O Tribunal de Contas da União (TCU) bloqueou R$ 1,1 bilhão de Emílio e Marcelo Odebrecht. O bloqueio foi determinado na tarde desta quarta-feira (19) por 4 votos a 1.

O intuito do bloqueio é de compensar os danos causados pela Odebrecht S.A aos cofres públicos. O ressarcimento tem duração de um ano.

O pedido de recuperação judicial de R$ 98,5 bilhões da companhia foi apontado pelo ministro Bruno Dantas como principal justificativa de seu voto. Ele ainda falou sobre a necessidade de desvincular a empresa de seus acionistas controladores.

“Seria infrutífera a decretação da indisponibilidade de bens apenas da Construtora Norberto Odebrecht, sobretudo em um contexto em que foram evidenciadas práticas fraudulentas por administradores das companhias, tanto da Construtora Norberto Odebrecht, como da sua controladora, a holding Odebrecht”, afirmou o ministro.

Segundo Dantas, é necessário respeitar a recuperação judicial, entretanto, os bens dos executivos devem ser bloqueados. “Como se não bastasse, a recente recuperação judicial do grupo constitui-se em empecilho para a efetiva restituição dos valores devidos ao erário”, declarou.

O ministro Walton Alencar Rodrigues ressaltou que o bloqueio é importante para ressarcir as pessoas que foram injustiçadas pelos crimes cometidos pelo grupo Odebrecht.

Pedido de recuperação judicial

A recuperação judicial da Odebrecht foi deferida pela 1ª Vara de Falências e Recuperações Judiciais de São Paulo na última terça-feira (18).

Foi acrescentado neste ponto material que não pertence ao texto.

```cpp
template <typename T, int EPI, int ACT, int BKB = 64>
__global__ void __launch_bounds__(256, 2) gemm_glds_kernel(const GemmArgs g) {
  static_assert(sizeof(T) == 2, "LDS-DMA GEMM is built for 16-bit storage");
  static_assert(EPI == EPI_BIAS_ACT || EPI == EPI_RESID, "epilogues: bias+act, layer-scale residual");
  static_assert(BKB == 64 || BKB == 128, "LDS rows are 64 or 128 bytes");
  constexpr int BM = kGldsBM, BN = kGldsBN, S = GldsRing<BKB>::stages;
  constexpr int EPC = 8, CPR = BKB / 16, BK = CPR * EPC;
  constexpr int RPI = 64 / CPR;
  constexpr int STAGE = GldsSmem<T, BKB>::kStage;
  auto swz = [](int row) { return CPR == 4 ? ((row >> 2) & 3) : ((row >> 1) & 7); };
  constexpr int A_BYTES = BM * BKB;
  constexpr int NQ = STAGE / 1024;
  constexpr int QPW = NQ / 4;
  constexpr int MI = 2, NI = 3;

  extern __shared__ __attribute__((aligned(16))) unsigned char smem[];

  const int tid = threadIdx.x;
  const int lane = tid & 63;
  const int wave = __builtin_amdgcn_readfirstlane(tid >> 6);
  const int lr = lane & 31, lh = lane >> 5;
  const int wm0 = (wave >> 1) * 64, wn0 = (wave & 1) * 96;

  GLDS_STAMP(0);
  GLDS_STAMP_HWID();
  const int ntn = g.N / BN;
  const int ntm = (g.M + BM - 1) / BM;
  const int bid = xcd_remap(blockIdx.x, ntm * ntn);
  const int m0 = (bid / ntn) * BM;
  const int n0 = (bid % ntn) * BN;
  const int nkt = g.K / BK;

  const T* src[QPW];
#pragma unroll
  for (int i = 0; i < QPW; ++i) {
    const int q = wave + 4 * i;
    const int rl = q * RPI + lane / CPR;
    const int phys = lane % CPR;
    if (rl < BM) {
      const int c = phys ^ swz(rl);
      const int m = min(m0 + rl, g.M - 1);
      src[i] = (const T*)g.A + (int64_t)m * g.lda + c * EPC;
    } else {
      const int rb = rl - BM;
      const int c = phys ^ swz(rb);
      const int n = min(n0 + rb, g.N - 1);
      src[i] = (const T*)g.Wt + (int64_t)n * g.K + c * EPC;
    }
  }
  auto issue = [&](int kt) {
    unsigned char* base = smem + (kt % S) * STAGE;
#pragma unroll
    for (int i = 0; i < QPW; ++i) {
      const int q = wave + 4 * i;
      __builtin_amdgcn_global_load_lds((const __attribute__((address_space(1))) void*)(src[i] + (int64_t)kt * BK),
                                       (__attribute__((address_space(3))) void*)(base + q * 1024), 16, 0, 0);
    }
// ... 59 lines not shown
  for (int s = 0; s < S - 1; ++s)
    if (s < nkt) issue(s);
  const int n_steady = nkt - (S - 2) > 0 ? nkt - (S - 2) : 0;
  for (int kt = 0; kt < n_steady; ++kt) {
    asm volatile("s_waitcnt vmcnt(%0)\n\ts_barrier" ::"n"((S - 2) * QPW) : "memory");
    if (kt == 0) GLDS_STAMP(1);
    if (!(GCV_GLDS_ABLATE & 2) && kt + S - 1 < nkt) issue(kt + S - 1);
    if (!(GCV_GLDS_ABLATE & 1)) compute(kt);
  }
  for (int kt = n_steady; kt < nkt; ++kt) {
    asm volatile("s_waitcnt vmcnt(0)\n\ts_barrier" ::: "memory");
    if (!(GCV_GLDS_ABLATE & 1)) compute(kt);
  }
  asm volatile("s_waitcnt lgkmcnt(0)\n\ts_barrier" ::: "memory");
  GLDS_STAMP(2);

  constexpr int SROW = GldsSmem<T, BKB>::kEpiRow;
  uint32_t* sC = reinterpret_cast<uint32_t*>(smem);
  float* sBG = reinterpret_cast<float*>(smem + GldsSmem<T, BKB>::kEpiBG);
  T* Cp = (T*)g.C;
  if (EPI == EPI_RESID && !RESID_EARLY && !(GCV_GLDS_ABLATE & 4)) load_resid();
  if (tid < BN / 2) *(f32x4*)(sBG + 4 * tid) = pre;
  __syncthreads();
#pragma unroll
  for (int j = 0; j < NI; ++j) {
#pragma unroll
    for (int q = 0; q < 4; ++q) {
      const int nl = wn0 + j * 32 + 8 * q + 4 * lh;
      const f32x4 bv = *(const f32x4*)(sBG + nl);
      f32x4 gv = {1.f, 1.f, 1.f, 1.f};
      if (EPI == EPI_RESID) gv = *(const f32x4*)(sBG + BN + nl);
      float v[MI][4];
#pragma unroll
      for (int i = 0; i < MI; ++i)
#pragma unroll
        for (int e = 0; e < 4; ++e) v[i][e] = acc[i][j][4 * q + e];
      if (!(GCV_GLDS_ABLATE & 4)) bias_act4n<ACT, T, MI>(v, bv);
#pragma unroll
      for (int i = 0; i < MI; ++i) {
        const int ml = wm0 + i * 32 + lr;
        if (EPI == EPI_RESID && !(GCV_GLDS_ABLATE & 4)) {
          const t4 r = rres[i][j][q];
#pragma unroll
          for (int e = 0; e < 4; ++e) v[i][e] = fmaf(v[i][e], gv[e], to_f(r[e]));
        }
        t4 o = {from_f<T>(v[i][0]), from_f<T>(v[i][1]), from_f<T>(v[i][2]), from_f<T>(v[i][3])};
        *(t4*)(sC + ml * SROW + (nl >> 1)) = o;
      }
    }
  }
  GLDS_STAMP(3);
  __syncthreads();
  constexpr int PPR = BN / 8;
#pragma unroll 4
  for (int idx = tid; idx < BM * PPR; idx += 256) {
    const int rl = idx / PPR, pc = idx - rl * PPR;
    const int m = m0 + rl;
    if (m < g.M) *(u32x4*)(Cp + (int64_t)m * g.ldc + n0 + 8 * pc) = *(const u32x4*)(sC + rl * SROW + 4 * pc);
  }
  GLDS_STAMP(4);
#if GCV_GLDS_STAMPS
  asm volatile("s_waitcnt vmcnt(0)" ::: "memory");
  GLDS_STAMP(6);
#endif
}

template <typename T> int launch_gemm_glds(const GemmArgs& g, int epi, hipStream_t s);
template <typename T> bool gemm_glds_applicable(const GemmArgs& g, int a_mode, int epi);

}
```

### genconvit_amd/csrc/gemm_glds_impl.h

```cpp
#pragma once
#include <cstdlib>

#include "gemm_glds.h"

namespace gcv {

template <typename T, int EPI, int ACT, int BKB> static int launch_glds_bkb(const GemmArgs& g, hipStream_t s) {
  constexpr int SMEM = GldsSmem<T, BKB>::bytes;
  GCV_ENSURE_LDS((gemm_glds_kernel<T, EPI, ACT, BKB>), SMEM);
  const int ntm = cdiv(g.M, kGldsBM), ntn = g.N / kGldsBN;
  hipLaunchKernelGGL((gemm_glds_kernel<T, EPI, ACT, BKB>), dim3(ntm * ntn), dim3(256), SMEM, s, g);
  GCV_CHECK_HIP(hipGetLastError());
  return 0;
}

template <typename T, int EPI, int ACT> static int launch_glds_cfg(const GemmArgs& g, hipStream_t s) {
  static const bool line64 = exp_env("GCV_GLDS_ROW64") != nullptr;
  if (g.K % 64 == 0 && g.K >= 512 && !line64) return launch_glds_bkb<T, EPI, ACT, 128>(g, s);
  return launch_glds_bkb<T, EPI, ACT, 64>(g, s);
}

template <typename T> bool gemm_glds_applicable(const GemmArgs& g, int a_mode, int epi) {
  static const bool disabled = exp_env("GCV_NO_GLDS") != nullptr;
  if (disabled || sizeof(T) != 2 || a_mode != A_PLAIN) return false;
  if (!(epi == EPI_BIAS_ACT && (g.act == ACT_NONE || g.act == ACT_GELU)) && !(epi == EPI_RESID && g.act == ACT_NONE))
    return false;
  if (g.N % kGldsBN != 0 || g.K % 32 != 0 || g.M < 256 || g.lda % 8 != 0 || g.ldc % 8 != 0) return false;
  auto al = [](const void* p, unsigned a) { return (reinterpret_cast<uintptr_t>(p) % a) == 0; };
  if (!al(g.A, 16) || !al(g.Wt, 16) || !al(g.C, 16) || (g.bias && !al(g.bias, 16))) return false;
  if (epi == EPI_RESID && (!g.gamma || !g.resid || !al(g.gamma, 16) || !al(g.resid, 8))) return false;
  return true;
}

template <typename T> int launch_gemm_glds(const GemmArgs& g, int epi, hipStream_t s) {
  if (epi == EPI_RESID) return launch_glds_cfg<T, EPI_RESID, ACT_NONE>(g, s);
  if (g.act == ACT_GELU) return launch_glds_cfg<T, EPI_BIAS_ACT, ACT_GELU>(g, s);
  return launch_glds_cfg<T, EPI_BIAS_ACT, ACT_NONE>(g, s);
}

}
```

### genconvit_amd/csrc/mlp_pair.h

```cpp
#pragma once
#include <type_traits>

#include "gemm.h"

namespace gcv {

struct MlpPairArgs {
  const void* X;
  const void* W1f;
  const float* b1;
  const void* W2f;
  const float* b2;
  const float* gamma;
  const void* resid;
  void* out;
  void* hidden;
  int M;
};

template <typename T, typename S>
__global__ void __launch_bounds__(256) pack_w1_frag_kernel(const S* __restrict__ w1, T* __restrict__ out, int C) {
  const int64_t total = (int64_t)4 * C * C;
  const int64_t i = (int64_t)blockIdx.x * 256 + threadIdx.x;
  if (i >= total) return;
// ... 426 lines not shown
    constexpr int lo = kc - (D - 2) > 0 ? kc - (D - 2) : 0, hi = kc < NPR ? kc : NPR;
    constexpr int WAITR = (D - 2) * PPW + (hi > lo ? hi - lo : 0);
    GCV_XS_WAIT(WAITR);
    if constexpr (kc >= RD) take_res(std::integral_constant<int, kc - RD>{});
    if constexpr (kc < NPR) issue_res(kc);
    __builtin_amdgcn_sched_barrier(0);
    compute(std::true_type{});
  });
#pragma unroll 1
  for (int kc = NPR + RD; kc < NSTEADY; ++kc) {
    if (kc >= 32 && kc < 40) P2_STAMP(4 * (kc - 32));
    GCV_XS_WAIT(WAITN);
    if (kc >= 32 && kc < 40) { P2_STAMP(4 * (kc - 32) + 1); P2_STAMP(4 * (kc - 32) + 2); }
    compute(std::true_type{});
    if (kc >= 32 && kc < 40) P2_STAMP(4 * (kc - 32) + 3);
  }
#pragma unroll
  for (int kc = NSTEADY; kc < NKC; ++kc) {
    asm volatile("s_waitcnt vmcnt(0)\n\ts_barrier" ::: "memory");
    compute(std::false_type{});
  }

  P2_STAMP(41);
  T* Op = (T*)a.out;
#pragma unroll
  for (int i = 0; i < MI; ++i) {
    const int64_t mm = row_of(i);
#pragma unroll
    for (int j = 0; j < NI; ++j)
#pragma unroll
      for (int pr = 0; pr < 2; ++pr) {
        uint2 pk[2];
#pragma unroll
        for (int d = 0; d < 2; ++d) {
          t4 o4;
#pragma unroll
          for (int e = 0; e < 4; ++e) o4[e] = from_f<T>(acc[i][j][4 * (2 * pr + d) + e]);
          pk[d] = __builtin_bit_cast(uint2, o4);
        }
        const auto sx = __builtin_amdgcn_permlane32_swap(pk[0].x, pk[1].x, false, false);
        const auto sy = __builtin_amdgcn_permlane32_swap(pk[0].y, pk[1].y, false, false);
        const u32x4 w = {sx[0], sy[0], sx[1], sy[1]};
        if (mm < a.M) *(u32x4*)(Op + mm * C + ncol0 + 32 * j + 16 * pr + 8 * lh) = w;
      }
  }
  P2_STAMP(42);
}

template <typename T> int launch_xs_pw1(const MlpPairArgs& a, int C, hipStream_t s);
template <typename T> int launch_pw2f(const MlpPairArgs& a, int C, hipStream_t s);
template <typename T> int launch_mlp_pair(const MlpPairArgs& a, int C, hipStream_t s);
template <typename T, typename S> int launch_pack_w1_frag(const S* w1, T* out, int C, hipStream_t s);
template <typename T, typename S> int launch_pack_w2_frag(const S* w2, const float* gamma, T* out, int C, hipStream_t s);
static inline bool mlp_pair_supported(int C) { return C == 384; }
static inline size_t mlp_pair_hidden_bytes(int64_t M, int C) { return (size_t)((M + 31) / 32) * (size_t)(4 * C / 32) * 2048; }

}
```

### genconvit_amd/csrc/mlp_pair_impl.h

```cpp
#pragma once
#include "mlp_pair.h"

namespace gcv {

template <typename T, typename S> int launch_pack_w1_frag(const S* w1, T* out, int C, hipStream_t s) {
  GCV_REQUIRE(C % 32 == 0, "pack_w1_frag: C must be a multiple of 32");
  const int64_t total = (int64_t)4 * C * C;
  hipLaunchKernelGGL((pack_w1_frag_kernel<T, S>), dim3((unsigned)cdiv64(total, 256)), dim3(256), 0, s, w1, out, C);
  GCV_CHECK_HIP(hipGetLastError());
  return 0;
}
template <typename T, typename S> int launch_pack_w2_frag(const S* w2, const float* gamma, T* out, int C, hipStream_t s) {
  GCV_REQUIRE(C % 32 == 0 && gamma, "pack_w2_frag: C must be a multiple of 32, gamma is folded into the packed weight");
  const int64_t total = (int64_t)4 * C * C;
  hipLaunchKernelGGL((pack_w2_frag_kernel<T, S>), dim3((unsigned)cdiv64(total, 256)), dim3(256), 0, s, w2, gamma, out, C);
  GCV_CHECK_HIP(hipGetLastError());
  return 0;
}

static inline int xs_pw1_pick_split(int ntile, int nkc) {
  int best = 1;
  long best_cost = -1;
  for (int ns = 1; ns <= 24; ++ns) {
    if (nkc % ns || (nkc / ns) % 2) continue;
    const long rounds = ((long)ntile * ns + 255) / 256;
    const long cost = rounds * (nkc / ns + 3);
    if (best_cost < 0 || cost < best_cost) { best_cost = cost; best = ns; }
  }
  return best;
}

static inline int mlp_pair_check(const MlpPairArgs& a, int C) {
  GCV_REQUIRE(a.M > 0 && a.X && a.W1f && a.W2f && a.b1 && a.b2 && a.gamma && a.resid && a.out && a.hidden,
              "MLP pair: null argument");
  GCV_REQUIRE(mlp_pair_supported(C), "MLP pair is built for C = 384");
  auto al = [](const void* p) { return (reinterpret_cast<uintptr_t>(p) & 15u) == 0; };
  GCV_REQUIRE(al(a.X) && al(a.W1f) && al(a.W2f) && al(a.b1) && al(a.resid) && al(a.out) && al(a.hidden),
              "MLP pair: operands must be 16-byte aligned");
  GCV_REQUIRE((int64_t)cdiv(a.M, 32) * (4 * C / 32) * 2048 < ((int64_t)1 << 31),
              "MLP pair: hidden tensor exceeds 32-bit buffer offsets");
  return 0;
}

template <typename T, int C> static int launch_xs_pw1_c(const MlpPairArgs& a, hipStream_t s) {
  constexpr int NKC = 4 * C / 32;
  constexpr int NW = 8, D = 6;
  constexpr int SMEM = XsPw1Smem<C, NW, D>::bytes;
  GCV_ENSURE_LDS((xs_pw1_kernel<T, C, NW, D>), SMEM);
  const int ntile = cdiv(a.M, 32 * NW);
  const int ns = xs_pw1_pick_split(ntile, NKC);
  GCV_REQUIRE((NKC / ns) % 2 == 0, "xs_pw1: an even number of hidden chunks per workgroup (two per barrier)");
  hipLaunchKernelGGL((xs_pw1_kernel<T, C, NW, D>), dim3(ntile, ns), dim3(NW * 64), SMEM, s, a, NKC / ns);
  GCV_CHECK_HIP(hipGetLastError());
  return 0;
}

template <typename T, int C, int BN, int D, int TB> static int launch_pw2f_cfg(const MlpPairArgs& a, hipStream_t s) {
  constexpr int SMEM = Pw2fSmem<C, BN, D, TB>::bytes;
  GCV_ENSURE_LDS((pw2f_kernel<T, C, BN, D, TB>), SMEM);
  hipLaunchKernelGGL((pw2f_kernel<T, C, BN, D, TB>), dim3(cdiv(a.M, 32 * TB) * (C / BN)), dim3(512), SMEM, s, a);
  GCV_CHECK_HIP(hipGetLastError());
  return 0;
}

template <typename T, int C> static int launch_pw2f_c(const MlpPairArgs& a, hipStream_t s) {
  const int ntm = cdiv(a.M, 256);
  if (ntm >= 180) return launch_pw2f_cfg<T, C, C, 3, 8>(a, s);
  if (ntm * (C / 192) >= 128) return launch_pw2f_cfg<T, C, 192, 4, 8>(a, s);
  return launch_pw2f_cfg<T, C, 192, 5, 4>(a, s);
}

template <typename T> int launch_xs_pw1(const MlpPairArgs& a, int C, hipStream_t s) {
  GCV_TRY(mlp_pair_check(a, C));
  return launch_xs_pw1_c<T, 384>(a, s);
}
template <typename T> int launch_pw2f(const MlpPairArgs& a, int C, hipStream_t s) {
  GCV_TRY(mlp_pair_check(a, C));
  return launch_pw2f_c<T, 384>(a, s);
}
template <typename T> int launch_mlp_pair(const MlpPairArgs& a, int C, hipStream_t s) {
  GCV_TRY(launch_xs_pw1<T>(a, C, s));
  return launch_pw2f<T>(a, C, s);
}

}
```

### genconvit_amd/csrc/net_impl.h

```cpp
#pragma once
#include <algorithm>
#include <cmath>
#include <cstdlib>
#include <cstring>

#include "cam.h"
#include "fused_mlp.h"
#include "mlp_pair.h"
#include "xs_mlp.h"
#include "gemm.h"
#include "kernels.h"
#include "net.h"
#include "swin.h"

namespace gcv {
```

Esta é a maior recuperação judicial da história do Brasil, já que a dívida da empresa alcança os R$ 98,5 bilhões.

Saiba mais: Odebrecht: Justiça de São Paulo defere pedido de recuperação judicial

O pedido dos advogados da empreiteira foi aceito pelo juiz da 1ª Vara João Rodrigues e deve proteger a participação da empreiteira na Braskem, Atvos e Ocyane, durante a recuperação.

Em comunicado a Odebrecht havia informado que “tanto as empresas operacionais como as auxiliares e a própria ODB continuam mantendo normalmente suas atividades, focadas no objetivo comum de assegurar estabilidade financeira e crescimento sustentável, preservando assim sua função social de garantir e gerar postos de trabalho”.